От страха скверного вагон качается,
Душа трехмерная за нас покается…
«Я посадил себя на карантин…»
Я посадил себя на карантин,
Чтоб не мешали звуки и предлоги
Понять куда ведут пути-дороги,
И почему сменили маски боги
Из наших близких к небу Палестин.
Я перешёл сгоревшие мосты,
Врастая в клетки посланного рока,
Успев понять день прожитый до срока,
Хоть поступает он порой жестоко,
Сливая в нас никчёмные посты.
Я не впустил в себя сошедший страх
И не сменил пароли на привычки,
Наверно, проще мир закрыть затычкой,
Чтоб не прочавкал все секреты в личку,
Тот, кто давно сошёл с тропинки нах…
Я сам воздвиг невидимый редут,
И затерялся меж пропавших строчек,
Выходят листья из раскрытых почек,
А чьи-то души нас оберегут
Средь казематов отсыревших одиночек.
Я подтолкнул всю серость в снежный ком,
А остальное пусть снесёт лавина,
Кому-то всё, кому-то половина,
А мне лишь вспышка боли над виском,
Да со стены упавшая картина…
«А верные не умные, а умные не верные…»
А верные не умные, а умные не верные,
За ними годы шумные летят в миры трехмерные,
Летят по жёлтым улицам, по солнцу треснув палкою,
Друг другу вечно хмурятся, забытые и жалкие.

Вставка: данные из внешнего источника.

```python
# ... 135 lines not shown
        w0 = torch.cat([sd[h + '.0.weight'] for h in self.heads], 0)
        P['head0_w'] = ops.pack_weight(w0)
        P['head0_ww'] = wino(w0)
        P['head0_b'] = torch.cat([sd[h + '.0.bias'] for h in self.heads], 0).contiguous()
        hc = self.head_conv
        ctot = sum(self.heads.values())
        w2 = torch.zeros((ctot, hc * len(self.heads), 1, 1), device=dev)
        c0 = 0
        for j, (h, c) in enumerate(self.heads.items()):
            w2[c0:c0 + c, hc * j:hc * (j + 1)] = sd[h + '.2.weight']
            c0 += c
        P['head2_w'] = ops.pack_weight(w2)
        P['head2_b'] = torch.cat([sd[h + '.2.bias'] for h in self.heads], 0).contiguous()
        for h in self.heads:
            P[h + '.2'] = (ops.pack_weight(sd[h + '.2.weight']), sd[h + '.2.bias'].contiguous())
        if hc == 256:
            for h, c in self.heads.items():
                if h in _lib.HEAD_INDEX:
                    P['sparse.' + h] = (ops.pack_weight(sd[h + '.0.weight']), sd[h + '.0.bias'].contiguous(),
                                        sd[h + '.2.weight'].reshape(c, hc).contiguous(), sd[h + '.2.bias'].contiguous())
        self._prepared = P
        return P

    def _build_plan(self, N, H, W, with_img, with_hm, fuse_sigmoid, sparse_heads=False, *, trunk_only=False):
        P = self._prepare()
        lib = _lib.load()
        dev = next(self.buffers()).device
        if H % 32 or W % 32:
            raise _lib.CTError('input %dx%d must be a multiple of 32 (reference pads to 32 too, opts.py:297)' % (H, W))
        plan = {'launches': [], 'ws_need': 0}
        L = plan['launches']
        tune = autotune.enabled()

        def alloc(h, w, c):
            return ops.new_view(N, h, w, c, dev)

        def add_conv(name, x, pk, cout, ks, stride=1, relu=True, res=None, out=None, **kw):
            wp, sc, sh, ww = pk
            d = ops.make_conv_desc(x, wp, cout, ks, stride, scale=sc, shift=sh, res=res, relu=relu, out=out,
                                   w_wino=(ww if stride == 1 else None), **kw)
            us = autotune.tune_conv(d, dev)[2] if tune else 10.0
            L.append(_Launch(name, 'conv', d, (x, res, out, pk, kw.get('out_nchw'), kw.get('pool'), kw.get('proj')), reads=(x, res),
                             writes=(out, kw.get('out_nchw')), us=us,
                             ws_need=lib.ct_conv2d_workspace_bytes(ctypes.byref(d))))
            return out

        x_in = torch.zeros((N, 3, H, W), device=dev)
        img_in = torch.zeros((N, 3, H, W), device=dev) if with_img else None
        hm_in = torch.zeros((N, 1, H, W), device=dev) if with_hm else None
        plan['inputs'] = (x_in, img_in, hm_in)
        s0 = alloc(H, W, 16)
        L.append(_Launch('stem', 'stem', (x_in, img_in, hm_in, s0), (), reads=(x_in, img_in, hm_in), writes=(s0,), us=46.0))
        l0 = add_conv('level0', s0, P['level0'], 16, 3, out=alloc(H, W, 16))
        l1 = add_conv('level1', l0, P['level1'], 32, 3, stride=2, out=alloc(H // 2, W // 2, 32))

        def leaf(name, x, pk, cin, cout, stride, R, out, bottom=None, level_root=False, make_bottom=False):
            h, w = x.H // stride, x.W // stride
            fold = None
            fuse_proj = FUSE_PROJ and stride == 2 and cin != cout
            if stride > 1 and bottom is None:
                if level_root:
                    bottom = R.slice(2 * cout, cin)
                    make_bottom = True
                elif not fuse_proj:
                    bottom = alloc(h, w, cin)
                    make_bottom = True
            elif stride == 1:
                bottom = x
            if stride > 1 and make_bottom:
                if FOLD_POOL:
                    fold = bottom
                else:
                    L.append(_Launch(name + '.pool', 'pool', (x, bottom), reads=(x,), writes=(bottom,)))
            t = alloc(h, w, cout)
            x1 = R.slice(cout, cout)
            x2 = R.slice(0, cout)
            if fuse_proj:
# ... 38 lines not shown
        def deform(name, x, cout, out, up=None):
            dcn_layers.append(_DcnLayer(name, x, cout, out, up))
            return out

        def ida(p, layers, startp, endp, o, up_f):
            for i in range(startp + 1, endp):
                k = i - startp
                f = up_f[k]
                xi = layers[i]
                up = alloc(xi.H * f, xi.W * f, o)
                deform('%s.proj_%d' % (p, k), xi, o, alloc(xi.H, xi.W, o),
                       up=(P['%s.up_%d' % (p, k)], f, layers[i - 1], up))
                layers[i] = deform('%s.node_%d' % (p, k), up, o, alloc(up.H, up.W, o))

        layers = list(feats)
        outs = [layers[-1]]
        ida('dla_up.ida_0', layers, 4, 6, 256, [1, 2]); outs.insert(0, layers[-1])
        ida('dla_up.ida_1', layers, 3, 6, 128, [1, 2, 2]); outs.insert(0, layers[-1])
        ida('dla_up.ida_2', layers, 2, 6, 64, [1, 2, 2, 2]); outs.insert(0, layers[-1])
        y = [outs[0], outs[1], outs[2]]
        ida('ida_up', y, 0, 3, 64, [1, 2, 4])
        feat = y[-1]
        plan['feat'] = feat
        produced0 = {id(f_.buf): 0 for f_ in feats}
        knobs, dcn_launches = self._tune_dcn_schedule(dcn_layers, produced0, N, H, W, dev, tune)
        plan['dcn_knobs'] = knobs
        plan['dcn_layers'] = {ly.name: (ly.up[3] if ly.up is not None else ly.out) for ly in dcn_layers}
        L.extend(dcn_launches)

        small, big = P['heads_small'], P['heads_big']
        plan['sparse'] = None
        if sparse_heads:
            sp = [h for h in self.heads if ('sparse.' + h) in P]
            if {'ltrb', 'ltrb_amodal'} & set(self.heads):
                sp = [h for h in sp if h not in ('reg', 'wh')]
            if not sp or 'hm' not in self.heads or {'hps', 'hm_hp'} & set(self.heads) or not fuse_sigmoid:
                raise _lib.CTError('sparse heads need an hm head, regression heads with head_conv 256, no pose heads '
                                   'and the detector\'s fused epilogues')
            plan['sparse'] = {'feat': feat, 'heads': [(h,) + P['sparse.' + h] for h in sp], 'depth_scale': self.depth_scale}
            small = [h for h in small if ('sparse.' + h) not in P]
            if any(('sparse.' + h) in P for h in big):
                raise _lib.CTError('sparse heads: %s do not fit the fused-heads launch' % [h for h in big if ('sparse.' + h) in P])
        if trunk_only:
            if sparse_heads:
                raise _lib.CTError('a trunk-only plan has no heads, sparse or dense')
            outputs = OrderedDict()
        elif small or plan['sparse'] is not None:
# ... 89 lines not shown
                us = autotune.tune_conv(d, dev)[2] if tune else 7.0
                L.append(_Launch('heads.%s.2' % h, 'conv', d, (mid, o), us=us,
                                 ws_need=lib.ct_conv2d_workspace_bytes(ctypes.byref(d))))
                outputs[h] = o
        return OrderedDict((h, outputs[h]) for h in self.heads if h in outputs)

    def run_stem_partial(self, x, pre_img, out):
        P = self._prepare()
        lib = _lib.load()
        w = P['stem_w']
        rc = lib.ct_stem_forward_parts(x.data_ptr(), ops._p(pre_img), None, None, 0, x.shape[0], x.shape[2], x.shape[3],
                                       w[0].data_ptr(), ops._p(w[1]) if pre_img is not None else None, None,
                                       P['stem_scale'].data_ptr(), P['stem_shift'].data_ptr(), out.ptr, out.ld,
                                       _lib.stream_ptr())
        if rc != 0:
            _lib.check(rc, 'stem (x / pre_img terms)')

    def _run_plan(self, plan, inputs=None, stem_partial=None, launches=None):
        P = self._prepared
        lib = _lib.load()
        st = _lib.stream_ptr()
        for l in (plan['launches'] if launches is None else launches):
            if l.fn == 'conv':
                rc = lib.ct_conv2d(ctypes.byref(l.args), st)
            elif l.fn == 'dcn_group':
                arr, n, phases = l.args
                rc = lib.ct_dcn_v2_group(arr, n, phases, st)
            elif l.fn == 'heads':
                rc = lib.ct_heads_fused(ctypes.byref(l.args), st)
            elif l.fn == 'pool':
                x, y = l.args
                rc = lib.ct_maxpool2x2(x.ptr, x.N, x.H, x.W, x.C, x.ld, y.ptr, y.ld, st)
            elif l.fn == 'stem':
                x, img, hm, y = l.args
                if inputs is not None:
                    x, img, hm = inputs
                w = P['stem_w']
                if stem_partial is not None:
                    if hm is None:
                        raise _lib.CTError('a split stem needs the pre_hm input')
                    rc = lib.ct_stem_forward_parts(None, None, hm.data_ptr(), stem_partial.ptr, stem_partial.ld,
                                                   x.shape[0], x.shape[2], x.shape[3], None, None, w[2].data_ptr(),
                                                   P['stem_scale'].data_ptr(), P['stem_shift'].data_ptr(), y.ptr, y.ld, st)
                    if rc != 0:
                        _lib.check(rc, l.name)
                    continue
                rc = lib.ct_stem_forward(x.data_ptr(), ops._p(img), ops._p(hm), x.shape[0], x.shape[2], x.shape[3],
# ... 222 lines not shown
                    print('dcn schedule N=%d %dx%d knobs %s: %d launches, %.1f us (%.1f without)' % (N, H, W, knobs, len(launches), us, us0))
                if us < best[0]:
                    best = (us, knobs)
            del launches
        autotune._CACHE[key] = tuple(best[1]) + (round(best[0], 1),)
        autotune._save_file()
        return best[1], self._schedule_dcn(layers, produced0, N, dev, best[1])

    @staticmethod
    def plan_signature(plan):
        parts = ['dcn_knobs=%s' % (tuple(plan.get('dcn_knobs', ())),)]
        for l in plan['launches']:
            if l.fn == 'conv':
                parts.append('%s:conv:%d:%d' % (l.name, int(l.args.algo), int(l.args.split_k)))
            elif l.fn == 'dcn_group':
                arr, n, phases = l.args
                parts.append('%s:dcn:%d:%s' % (l.name, phases, ','.join(
                    '%d/%d/%d' % (int(arr[j].algo), int(arr[j].split_k), int(arr[j].fuse_offset)) for j in range(n))))
            else:
                parts.append('%s:%s' % (l.name, l.fn))
        return ';'.join(parts)

    def get_plan(self, N, H, W, with_img, with_hm, fuse_sigmoid=False, sparse_heads=False, *, trunk_only=False):
        key = (N, H, W, with_img, with_hm, fuse_sigmoid, sparse_heads, trunk_only)
        if key not in self._plans:
            self._plans[key] = self._build_plan(*key[:7], trunk_only=trunk_only)
        return self._plans[key]

    def forward_plan(self, plan, x, pre_img=None, pre_hm=None):
        xi, ii, hi = plan['inputs']
        xi.copy_(x)
        if ii is not None:
            ii.copy_(pre_img)
        if hi is not None:
            hi.copy_(pre_hm)
        self._run_plan(plan)
        return plan['outputs']

    @torch.no_grad()
    def forward(self, x, pre_img=None, pre_hm=None, fuse_sigmoid=False):
        if pre_img is not None and not self.pre_img:
            raise _lib.CTError('model was built with pre_img=False')
        if pre_hm is not None and not self.pre_hm:
            raise _lib.CTError('model was built with pre_hm=False')
        N, _, H, W = x.shape
        plan = self.get_plan(N, H, W, pre_img is not None, pre_hm is not None, fuse_sigmoid)
        out = self.forward_plan(plan, x, pre_img, pre_hm)
        z = OrderedDict((k, v.clone()) for k, v in out.items())
        if self.model_output_list:
# ... 54 lines not shown
```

А мысли эфемерные уходят от реальности,
Да люди лицемерные поют в иной тональности.
И страх приблудой селится в квартиры одинокие,
Где вирус смело делится на армии жестокие.
А яблоки незрелые ковром румяным стелются,
Да руки неумелые не в тех местах шевелятся,
Гребут в своё течение из камыша болотного,
Одно от них спасение – покой, вино да рвотное.

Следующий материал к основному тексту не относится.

__global__ void linear_bwd_x_kernel(const float *w, const float *gpre, float *gx, int N, int In, int Out) {
    const int64_t e = (int64_t)blockIdx.x * blockDim.x + threadIdx.x;
    if (e < (int64_t)N * In) {
        const int n = (int)(e / In), i = (int)(e % In);
        float s = 0.f;
        for (int o = 0; o < Out; ++o) s += gpre[(size_t)n * Out + o] * w[(size_t)o * In + i];
        gx[e] = s;
    }
}

__global__ void l1_partial_kernel(const float *a, const float *b, int64_t n, double *partial) {
    __shared__ double sh[256];
    double acc = 0;
    for (int64_t e = (int64_t)blockIdx.x * blockDim.x + threadIdx.x; e < n; e += (int64_t)gridDim.x * blockDim.x)
        acc += (double)fabsf(a[e] - b[e]);
    const double tot = tnr_block_sum256(acc, sh);
    if (threadIdx.x == 0) partial[blockIdx.x] = tot;
}

__global__ void l1_finalize_kernel(const double *partial, int nblocks, int64_t n, float scale, float *loss) {
    if (threadIdx.x == 0 && blockIdx.x == 0) {
        double s = 0;
        for (int b = 0; b < nblocks; ++b) s += partial[b];
        *loss = (float)((double)scale * s / (double)n);
    }
}

__global__ void l1_bwd_kernel(const float *a, const float *b, int64_t n, float scale, const float *gscale, float *ga,
                              int accumulate) {
    const float k = scale * (gscale ? *gscale : 1.f) / (float)n;
    for (int64_t e = (int64_t)blockIdx.x * blockDim.x + threadIdx.x; e < n; e += (int64_t)gridDim.x * blockDim.x) {
        const float d = a[e] - b[e];
        const float g = d > 0.f ? k : (d < 0.f ? -k : 0.f);
        ga[e] = accumulate ? ga[e] + g : g;
    }
}

__device__ __forceinline__ float softplusf(float x) { return fmaxf(x, 0.f) + log1pf(expf(-fabsf(x))); }
__device__ __forceinline__ float sigmoidf(float x) { return 1.f / (1.f + expf(-x)); }

__global__ void ragan_a_kernel(const float *pf, const float *pr, int n, float *sums) {
    __shared__ double sh[256];
    double sf = 0, sr = 0;
    for (int i = threadIdx.x; i < n; i += 256) {
        sf += pf[i];
        sr += pr[i];
    }
    sf = tnr_block_sum256(sf, sh);
    sr = tnr_block_sum256(sr, sh);
    if (threadIdx.x == 0) {
        sums[0] = (float)sf;
        sums[1] = (float)sr;
        sums[2] = (float)n;
        sums[3] = sums[4] = sums[5] = sums[6] = sums[7] = 0.f;
    }
}

__global__ void ragan_b_kernel(const float *pf, const float *pr, int n, int stage, float *sums) {
    __shared__ double sh[256];
    const float mf = sums[0] / sums[2], mr = sums[1] / sums[2];
    double t1 = 0, t2 = 0, sa = 0, sb = 0;
    for (int i = threadIdx.x; i < n; i += 256) {
        const float dr = pr[i] - mf, df = pf[i] - mr;
        if (stage == 0) {
            t1 += softplusf(dr);
            t2 += softplusf(-df);
            sa += sigmoidf(dr);
        } else {
            t1 += softplusf(-dr);
            t2 += softplusf(df);
            sa += sigmoidf(-dr);
            sb += sigmoidf(df);
        }
    }
    t1 = tnr_block_sum256(t1, sh);
    t2 = tnr_block_sum256(t2, sh);
    sa = tnr_block_sum256(sa, sh);
    sb = tnr_block_sum256(sb, sh);
    __syncthreads();
    if (threadIdx.x == 0) {
        sums[3] = (float)t1;
        sums[4] = (float)t2;
        sums[5] = (float)sa;
        sums[6] = (float)sb;
    }
}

Внушают лица красные нам помыслы паскудные,
Мы для себя опасные, а для других подсудные.
И книги электронные шнурами обесточены,
А власти незаконные, коль сроки все просрочены.

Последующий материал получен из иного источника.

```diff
@@ -159,16 +160,17 @@
 
 constexpr int GROUP_THREADS = 256, GROUP_ENVS = 1024;
 __global__ void __launch_bounds__(GROUP_THREADS) brs_group_kernel(const int N, const uint8_t* __restrict__ keys, int* __restrict__ perm,
-                                                                  unsigned* __restrict__ ctr) {
+                                                                  unsigned* __restrict__ ctr, const unsigned cap) {
   constexpr int NV = GROUP_ENVS / 64;
-  __shared__ unsigned wcnt[NV][NBUCKET], woff[NBUCKET];
+  __shared__ unsigned wcnt[NV][NBUCKET], woff[NBUCKET], cnt[NBUCKET];
+  __shared__ LanePlan plan;
   const int lane = threadIdx.x & 63, w = threadIdx.x >> 6;
   int b[GROUP_ENVS / GROUP_THREADS];
   unsigned long long mine[GROUP_ENVS / GROUP_THREADS];
 #pragma unroll
   for (int j = 0; j < GROUP_ENVS / GROUP_THREADS; j++) {
     const int e = blockIdx.x * GROUP_ENVS + j * GROUP_THREADS + threadIdx.x;
-    b[j] = e < N ? bucket_of(keys[e], e) : -1;
+    b[j] = e < N ? (int)keys[e] : -1;
     mine[j] = 0ull;
 #pragma unroll
     for (int k = 0; k < NBUCKET; k++) {
@@ -180,16 +182,21 @@
   __syncthreads();
   if (threadIdx.x < NBUCKET) {
     const int k = threadIdx.x;
-    unsigned base = 0, tot = 0;
-    for (int j = 0; j < k; j++) base += ctr[j];
+    unsigned tot = 0;
+    cnt[k] = ctr[k];
     for (int v = 0; v < NV; v++) { const unsigned c = wcnt[v][k]; wcnt[v][k] = tot; tot += c; }
-    woff[k] = base + (tot ? atomicAdd(&ctr[NBUCKET + k], tot) : 0u);
-  }
+    woff[k] = tot ? atomicAdd(&ctr[NBUCKET + k], tot) : 0u;
+  }
+  __syncthreads();
+  if (threadIdx.x == 0) plan = lane_plan(cnt, cap);
   __syncthreads();
 #pragma unroll
   for (int j = 0; j < GROUP_ENVS / GROUP_THREADS; j++) {
     const int e = blockIdx.x * GROUP_ENVS + j * GROUP_THREADS + threadIdx.x;
-    if (b[j] >= 0) perm[woff[b[j]] + wcnt[j * (GROUP_THREADS / 64) + w][b[j]] + (unsigned)__popcll(mine[j] & ((1ull << lane) - 1ull))] = e;
+    if (b[j] >= 0) {
+      const unsigned r = woff[b[j]] + wcnt[j * (GROUP_THREADS / 64) + w][b[j]] + (unsigned)__popcll(mine[j] & ((1ull << lane) - 1ull));
+      perm[lane_slot(plan, cnt, b[j], r)] = e;
+    }
   }
   __syncthreads();
   if (threadIdx.x == 0) {
@@ -216,6 +223,7 @@
   bool folded = false;
   bool occ2 = false;
   bool grouping = false;
+  unsigned wheel_cap = LM_WAVE;
   int* perm() const { return ii + ni; }
   uint8_t* keys() const { return (uint8_t*)(ii + ni + (size_t)N); }
   unsigned* counters() const { return (unsigned*)(ii + ni + 2 * (size_t)N); }
@@ -323,6 +331,9 @@
     if (hipMemcpy(h->perm(), id.data(), 2 * N * sizeof(int), hipMemcpyHostToDevice) != hipSuccess) return bail("brs_create: lane map init failed");
     if (hipMemset(h->counters(), 0, GROUP_WORDS * sizeof(int)) != hipSuccess) return bail("brs_create: counter init failed");
     h->grouping = h->blk && !(cfg->flags & BRS_FLAG_NO_LANE_GROUPING);
+    int cus = 0;
+    if (hipDeviceGetAttribute(&cus, hipDeviceAttributeMultiprocessorCount, h->device) != hipSuccess) return bail("brs_create: CU count query failed");
+    h->wheel_cap = (N + LM_WAVE - 1) / LM_WAVE <= 4 * (size_t)cus ? (unsigned)LM_RARE_CAP : (unsigned)LM_WAVE;
     h->folded = !(cfg->timestep > 0 && cfg->timestep != 2e-5) && !std::getenv("BRS_NO_FOLD");
     h->occ2 = !h->blk && std::getenv("BRS_ENV01_OCC1") == nullptr;
   }
@@ -409,7 +420,7 @@
   BRS_HIP_TRY(h, hipGetLastError());
   if (h->blk) {
     if (h->grouping) {
-      hipLaunchKernelGGL(brs_group_kernel, dim3((h->N + GROUP_ENVS - 1) / GROUP_ENVS), dim3(GROUP_THREADS), 0, s, h->N, h->keys(), h->perm(), h->counters());
+      hipLaunchKernelGGL(brs_group_kernel, dim3((h->N + GROUP_ENVS - 1) / GROUP_ENVS), dim3(GROUP_THREADS), 0, s, h->N, h->keys(), h->perm(), h->counters(), h->wheel_cap);
       BRS_HIP_TRY(h, hipGetLastError());
     } else
       BRS_HIP_TRY(h, hipMemsetAsync(h->counters(), 0, GROUP_WORDS * sizeof(int), s));
@@ -473,8 +484,8 @@
   return (int64_t)(2 * st + 8 + 24 + 24 + 4 + 2);
 }
 #if defined(BRS_TIMING)
-int brs_debug_waves(unsigned long long* out4096) {
-  return hipMemcpyFromSymbol(out4096, HIP_SYMBOL(brs_dbg_wave), 4096 * sizeof(unsigned long long)) == hipSuccess ? BRS_OK : BRS_ERR_HIP;
+int brs_debug_waves(unsigned long long* out16384) {
+  return hipMemcpyFromSymbol(out16384, HIP_SYMBOL(brs_dbg_wave), 16 * 1024 * sizeof(unsigned long long)) == hipSuccess ? BRS_OK : BRS_ERR_HIP;
 }
 int brs_debug_counters(unsigned long long* out16) {
   if (hipMemcpyFromSymbol(out16, HIP_SYMBOL(brs_dbg), 16 * sizeof(unsigned long long)) != hipSuccess) return BRS_ERR_HIP;
diff --git a/balance_robot_mujoco_rl_amd/csrc/brs_state.hpp b/balance_robot_mujoco_rl_amd/csrc/brs_state.hpp
--- a/balance_robot_mujoco_rl_amd/csrc/brs_state.hpp
+++ b/balance_robot_mujoco_rl_amd/csrc/brs_state.hpp
@@ -145,6 +145,68 @@
     key |= (dl[0] * dl[0] + dl[1] * dl[1] + dzt * dzt > rt * rt) ? 4 : 0;
     return key;
   }
+}
+
+#ifndef BRS_RARE_CAP
+#define BRS_RARE_CAP 16
+#endif
+enum { LM_NBUCKET = 8, LM_PLAIN = 0, LM_FAR = 4, LM_WAVE = 64, LM_RARE_CAP = BRS_RARE_CAP };
+static_assert(LM_RARE_CAP >= 1 && LM_RARE_CAP <= LM_WAVE, "BRS_RARE_CAP: 1..64 lanes per wave");
+BRS_HD constexpr int lm_bucket_at(int o) {
+  return o == 0 ? 3 : o == 1 ? 2 : o == 2 ? 7 : o == 3 ? 6 : o == 4 ? LM_PLAIN : o == 5 ? 1 : 5;
+}
+struct LanePlan {
+  unsigned pos[LM_NBUCKET];
+  unsigned per[LM_NBUCKET];
+  unsigned nfar[LM_NBUCKET];
+  unsigned far0[LM_NBUCKET];
+  unsigned rest_pos, rest_far0;
+};
+BRS_HD LanePlan lane_plan(const unsigned* cnt, unsigned cap = LM_RARE_CAP) {
+  LanePlan L;
+  unsigned pos = 0, far_left = cnt[LM_FAR], far_used = 0;
+#pragma unroll
+  for (int o = 0; o < LM_NBUCKET - 1; o++) {
+    const int k = lm_bucket_at(o);
+    const unsigned c = cnt[k];
+    unsigned per = (k & 2) ? cap : (unsigned)LM_WAVE;
+    unsigned need = 0;
+    if (c > 0) {
+      if (per < LM_WAVE) {
+        const unsigned nw = min_((c + per - 1) / per, (c + far_left) / LM_WAVE);
+        if (pos % LM_WAVE != 0 || nw <= (c - 1) / LM_WAVE) per = LM_WAVE;
+        else per = (c + nw - 1) / nw;
+        need = (c + per - 1) / per * LM_WAVE - c;
+      }
+      if (per == LM_WAVE) {
+        need = (LM_WAVE - (pos + c) % LM_WAVE) % LM_WAVE;
+        if (need > far_left) need = 0;
+      }
+    }
+    L.pos[k] = pos; L.per[k] = per; L.nfar[k] = need; L.far0[k] = far_used;
+    pos += c + need; far_used += need; far_left -= need;
+  }
+  L.pos[LM_FAR] = 0; L.per[LM_FAR] = LM_WAVE; L.nfar[LM_FAR] = 0; L.far0[LM_FAR] = 0;
+  L.rest_pos = pos; L.rest_far0 = far_used;
+  return L;
+}
+BRS_HD unsigned lane_slot(const LanePlan& L, const unsigned* cnt, int b, unsigned r) {
+  if (b != LM_FAR) {
+    const unsigned per = L.per[b];
+    return per == LM_WAVE ? L.pos[b] + r : L.pos[b] + LM_WAVE * (r / per) + r % per;
+  }
+#pragma unroll
+  for (int k = 0; k < LM_NBUCKET; k++) {
+    if (k == LM_FAR || r - L.far0[k] >= L.nfar[k]) continue;
+    const unsigned j = r - L.far0[k], per = L.per[k], c = cnt[k];
+    if (per == LM_WAVE) return L.pos[k] + c + j;
+    const unsigned f = LM_WAVE - per, nw = (c + per - 1) / per, full = (nw - 1) * f;
+    return j < full ? L.pos[k] + LM_WAVE * (j / f) + per + j % f : L.pos[k] + LM_WAVE * (nw - 1) + (c - (nw - 1) * per) + (j - full);
+  }
+  return L.rest_pos + (r - L.rest_far0);
+}
+BRS_HD unsigned lane_slot(int b, unsigned r, const unsigned* cnt, unsigned cap = LM_RARE_CAP) {
+  return lane_slot(lane_plan(cnt, cap), cnt, b, r);
 }
 
 struct FixedIndex {
```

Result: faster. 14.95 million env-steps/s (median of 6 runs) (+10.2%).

Все против всех настроены, горит, да не взрывается,
Блатные все устроены, а грешники не каются.
Рифмуют смело нолики под куполом бездарности,
Желтеют алкоголики за нас из солидарности.
Денёчки прокажённые с бедою уживаются,
Неудовлетворённые на карантине маются.
Я под радаром истины спущусь в берлогу верную,
Чтоб с выросшими листьями сберечь систему нервную…
«Подкинут белый порошок и разведут как наркомана…»
Подкинут белый порошок и разведут как наркомана,
Дубинка бьёт наотмашь впрок, сегодня выбрала Ивана.
Потом дадут пинок под зад без заскорузлых объяснений,
Совсем не тот электорат молчит и жаждет продолжений.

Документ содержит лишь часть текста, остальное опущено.